• Exercise directions: The lines to copy are those holding the string "inside" in the entries below.

• Excerpted data:
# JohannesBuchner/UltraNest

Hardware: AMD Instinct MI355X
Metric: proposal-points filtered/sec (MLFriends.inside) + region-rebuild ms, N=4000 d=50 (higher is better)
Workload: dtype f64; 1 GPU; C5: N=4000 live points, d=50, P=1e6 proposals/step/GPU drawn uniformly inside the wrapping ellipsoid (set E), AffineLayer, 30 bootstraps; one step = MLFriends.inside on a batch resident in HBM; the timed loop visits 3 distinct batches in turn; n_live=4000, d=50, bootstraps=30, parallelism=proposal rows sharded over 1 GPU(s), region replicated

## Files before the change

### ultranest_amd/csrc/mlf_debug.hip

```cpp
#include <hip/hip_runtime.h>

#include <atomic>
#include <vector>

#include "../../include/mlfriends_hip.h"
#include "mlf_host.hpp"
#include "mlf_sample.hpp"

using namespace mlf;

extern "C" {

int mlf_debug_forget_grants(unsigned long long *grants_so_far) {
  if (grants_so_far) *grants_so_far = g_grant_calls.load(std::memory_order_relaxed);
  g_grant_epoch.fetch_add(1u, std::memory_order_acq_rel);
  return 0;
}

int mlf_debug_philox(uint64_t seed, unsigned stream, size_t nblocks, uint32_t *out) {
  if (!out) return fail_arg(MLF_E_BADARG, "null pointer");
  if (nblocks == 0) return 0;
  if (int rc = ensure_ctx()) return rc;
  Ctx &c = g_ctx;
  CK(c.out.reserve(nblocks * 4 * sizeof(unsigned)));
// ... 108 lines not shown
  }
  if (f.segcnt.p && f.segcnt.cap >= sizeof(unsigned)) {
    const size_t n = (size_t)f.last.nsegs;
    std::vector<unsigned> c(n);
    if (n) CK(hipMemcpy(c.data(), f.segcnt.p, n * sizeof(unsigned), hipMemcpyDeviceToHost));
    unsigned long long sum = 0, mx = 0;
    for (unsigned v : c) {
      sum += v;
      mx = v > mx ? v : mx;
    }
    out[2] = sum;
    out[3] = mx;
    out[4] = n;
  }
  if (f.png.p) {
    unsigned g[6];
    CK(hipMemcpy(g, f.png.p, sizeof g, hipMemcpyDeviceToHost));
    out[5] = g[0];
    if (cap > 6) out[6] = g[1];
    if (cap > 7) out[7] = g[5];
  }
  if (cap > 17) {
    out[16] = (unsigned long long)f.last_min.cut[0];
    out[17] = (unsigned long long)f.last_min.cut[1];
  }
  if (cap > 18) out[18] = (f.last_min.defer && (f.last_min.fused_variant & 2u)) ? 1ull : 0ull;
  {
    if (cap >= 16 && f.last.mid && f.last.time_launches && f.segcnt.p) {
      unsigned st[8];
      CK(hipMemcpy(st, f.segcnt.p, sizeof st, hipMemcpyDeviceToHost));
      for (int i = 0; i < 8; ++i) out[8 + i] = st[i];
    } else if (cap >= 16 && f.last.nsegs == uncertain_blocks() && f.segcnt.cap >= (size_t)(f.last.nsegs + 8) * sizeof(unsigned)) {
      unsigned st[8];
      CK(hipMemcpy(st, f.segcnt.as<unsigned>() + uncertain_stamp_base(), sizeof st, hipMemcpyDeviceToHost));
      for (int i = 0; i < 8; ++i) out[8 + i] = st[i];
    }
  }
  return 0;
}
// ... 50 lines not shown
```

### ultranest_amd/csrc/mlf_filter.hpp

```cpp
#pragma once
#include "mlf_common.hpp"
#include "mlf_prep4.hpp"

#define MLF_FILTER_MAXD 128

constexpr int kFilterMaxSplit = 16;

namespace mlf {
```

...

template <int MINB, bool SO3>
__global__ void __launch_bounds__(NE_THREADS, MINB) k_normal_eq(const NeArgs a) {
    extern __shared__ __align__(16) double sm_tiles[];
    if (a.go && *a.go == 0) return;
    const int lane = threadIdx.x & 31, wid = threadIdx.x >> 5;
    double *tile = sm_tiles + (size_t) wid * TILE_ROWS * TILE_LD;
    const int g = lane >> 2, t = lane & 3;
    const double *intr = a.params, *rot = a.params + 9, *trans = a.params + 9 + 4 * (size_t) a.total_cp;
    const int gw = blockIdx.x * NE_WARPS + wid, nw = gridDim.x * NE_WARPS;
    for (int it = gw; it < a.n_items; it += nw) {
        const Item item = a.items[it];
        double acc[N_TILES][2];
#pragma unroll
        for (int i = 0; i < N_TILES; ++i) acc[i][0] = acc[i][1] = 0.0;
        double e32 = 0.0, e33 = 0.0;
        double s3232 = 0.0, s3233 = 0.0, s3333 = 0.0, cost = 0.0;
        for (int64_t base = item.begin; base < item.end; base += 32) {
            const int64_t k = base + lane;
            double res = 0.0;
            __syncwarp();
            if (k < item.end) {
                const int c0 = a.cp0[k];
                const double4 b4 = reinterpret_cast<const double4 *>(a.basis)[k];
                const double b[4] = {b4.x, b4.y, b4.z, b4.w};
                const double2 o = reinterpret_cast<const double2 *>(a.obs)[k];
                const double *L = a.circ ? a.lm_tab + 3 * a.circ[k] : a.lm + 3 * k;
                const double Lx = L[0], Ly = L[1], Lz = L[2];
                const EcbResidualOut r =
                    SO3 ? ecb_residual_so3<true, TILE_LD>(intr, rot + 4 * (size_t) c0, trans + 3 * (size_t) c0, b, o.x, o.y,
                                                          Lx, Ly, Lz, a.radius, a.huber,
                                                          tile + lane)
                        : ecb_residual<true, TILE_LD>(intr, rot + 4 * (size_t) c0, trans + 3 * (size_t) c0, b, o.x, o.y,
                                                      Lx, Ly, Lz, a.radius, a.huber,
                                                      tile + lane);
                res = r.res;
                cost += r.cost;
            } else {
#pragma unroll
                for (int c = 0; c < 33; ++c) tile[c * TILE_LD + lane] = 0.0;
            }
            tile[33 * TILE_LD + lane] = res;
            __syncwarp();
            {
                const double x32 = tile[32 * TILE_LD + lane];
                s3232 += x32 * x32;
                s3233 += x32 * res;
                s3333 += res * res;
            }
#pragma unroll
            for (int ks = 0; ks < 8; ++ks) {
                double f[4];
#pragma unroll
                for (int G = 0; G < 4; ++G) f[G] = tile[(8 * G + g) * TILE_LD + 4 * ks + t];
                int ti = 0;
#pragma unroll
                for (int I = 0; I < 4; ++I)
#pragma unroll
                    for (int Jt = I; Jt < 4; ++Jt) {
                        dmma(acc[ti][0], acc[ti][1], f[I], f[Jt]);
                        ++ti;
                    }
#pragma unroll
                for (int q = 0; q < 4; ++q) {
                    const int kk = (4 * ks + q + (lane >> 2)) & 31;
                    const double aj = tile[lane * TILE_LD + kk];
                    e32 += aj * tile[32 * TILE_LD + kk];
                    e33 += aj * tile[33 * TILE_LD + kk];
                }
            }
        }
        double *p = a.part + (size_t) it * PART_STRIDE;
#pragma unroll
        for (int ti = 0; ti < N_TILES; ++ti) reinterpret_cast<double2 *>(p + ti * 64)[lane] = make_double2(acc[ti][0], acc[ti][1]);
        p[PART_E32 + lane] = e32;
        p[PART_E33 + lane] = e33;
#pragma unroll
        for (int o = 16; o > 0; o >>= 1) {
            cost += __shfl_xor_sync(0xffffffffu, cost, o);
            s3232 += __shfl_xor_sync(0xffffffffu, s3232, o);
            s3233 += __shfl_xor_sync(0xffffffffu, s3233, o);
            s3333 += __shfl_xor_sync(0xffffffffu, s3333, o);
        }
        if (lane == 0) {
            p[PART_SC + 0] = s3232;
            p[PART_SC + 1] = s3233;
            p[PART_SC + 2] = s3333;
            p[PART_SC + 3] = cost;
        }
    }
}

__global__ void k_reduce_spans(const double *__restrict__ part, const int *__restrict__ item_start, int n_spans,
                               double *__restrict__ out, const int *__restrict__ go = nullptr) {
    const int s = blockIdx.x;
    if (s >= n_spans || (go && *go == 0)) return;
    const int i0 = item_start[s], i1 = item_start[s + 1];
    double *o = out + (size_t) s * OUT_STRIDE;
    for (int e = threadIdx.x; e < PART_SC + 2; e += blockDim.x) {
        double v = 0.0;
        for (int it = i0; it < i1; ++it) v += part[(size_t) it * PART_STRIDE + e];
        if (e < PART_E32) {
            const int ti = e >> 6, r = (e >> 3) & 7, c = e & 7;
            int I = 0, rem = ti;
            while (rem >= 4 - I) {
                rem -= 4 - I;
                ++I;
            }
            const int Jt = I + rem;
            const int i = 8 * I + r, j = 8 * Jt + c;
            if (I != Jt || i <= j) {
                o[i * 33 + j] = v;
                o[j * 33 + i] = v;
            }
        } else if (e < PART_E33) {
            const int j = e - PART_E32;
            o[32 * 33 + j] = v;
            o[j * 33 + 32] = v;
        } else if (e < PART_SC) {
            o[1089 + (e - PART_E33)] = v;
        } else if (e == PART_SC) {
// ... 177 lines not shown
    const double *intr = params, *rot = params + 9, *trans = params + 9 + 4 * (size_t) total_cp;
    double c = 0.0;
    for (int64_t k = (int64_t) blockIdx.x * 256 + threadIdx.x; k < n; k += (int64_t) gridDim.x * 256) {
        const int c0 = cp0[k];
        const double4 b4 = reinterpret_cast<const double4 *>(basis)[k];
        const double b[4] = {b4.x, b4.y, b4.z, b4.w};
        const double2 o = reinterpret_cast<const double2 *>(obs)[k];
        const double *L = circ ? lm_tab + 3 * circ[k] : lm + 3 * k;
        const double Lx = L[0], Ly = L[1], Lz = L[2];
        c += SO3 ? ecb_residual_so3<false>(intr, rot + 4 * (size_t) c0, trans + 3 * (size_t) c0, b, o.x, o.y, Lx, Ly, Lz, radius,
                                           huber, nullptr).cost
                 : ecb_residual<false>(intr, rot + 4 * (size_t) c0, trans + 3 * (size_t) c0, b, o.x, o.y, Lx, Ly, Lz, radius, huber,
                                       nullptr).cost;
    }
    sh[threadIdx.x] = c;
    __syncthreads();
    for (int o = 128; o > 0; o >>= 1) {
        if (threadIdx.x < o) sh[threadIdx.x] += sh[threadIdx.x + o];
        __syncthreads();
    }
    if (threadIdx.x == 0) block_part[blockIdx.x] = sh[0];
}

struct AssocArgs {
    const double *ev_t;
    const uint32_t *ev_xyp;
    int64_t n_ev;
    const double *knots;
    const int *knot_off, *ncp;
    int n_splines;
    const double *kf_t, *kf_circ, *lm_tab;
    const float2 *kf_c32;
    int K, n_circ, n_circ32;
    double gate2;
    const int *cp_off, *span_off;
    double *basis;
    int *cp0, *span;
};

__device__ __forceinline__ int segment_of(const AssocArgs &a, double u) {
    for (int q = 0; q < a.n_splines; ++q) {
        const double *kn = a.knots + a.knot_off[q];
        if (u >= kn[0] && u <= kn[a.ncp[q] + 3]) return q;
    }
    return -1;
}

• Task result:
Metric: proposal-points filtered/sec (MLFriends.inside) + region-rebuild ms, N=4000 d=50 (higher is better)
Workload: dtype f64; 1 GPU; C5: N=4000 live points, d=50, P=1e6 proposals/step/GPU drawn uniformly inside the wrapping ellipsoid (set E), AffineLayer, 30 bootstraps; one step = MLFriends.inside on a batch resident in HBM; the timed loop visits 3 distinct batches in turn; n_live=4000, d=50, bootstraps=30, parallelism=proposal rows sharded over 1 GPU(s), region replicated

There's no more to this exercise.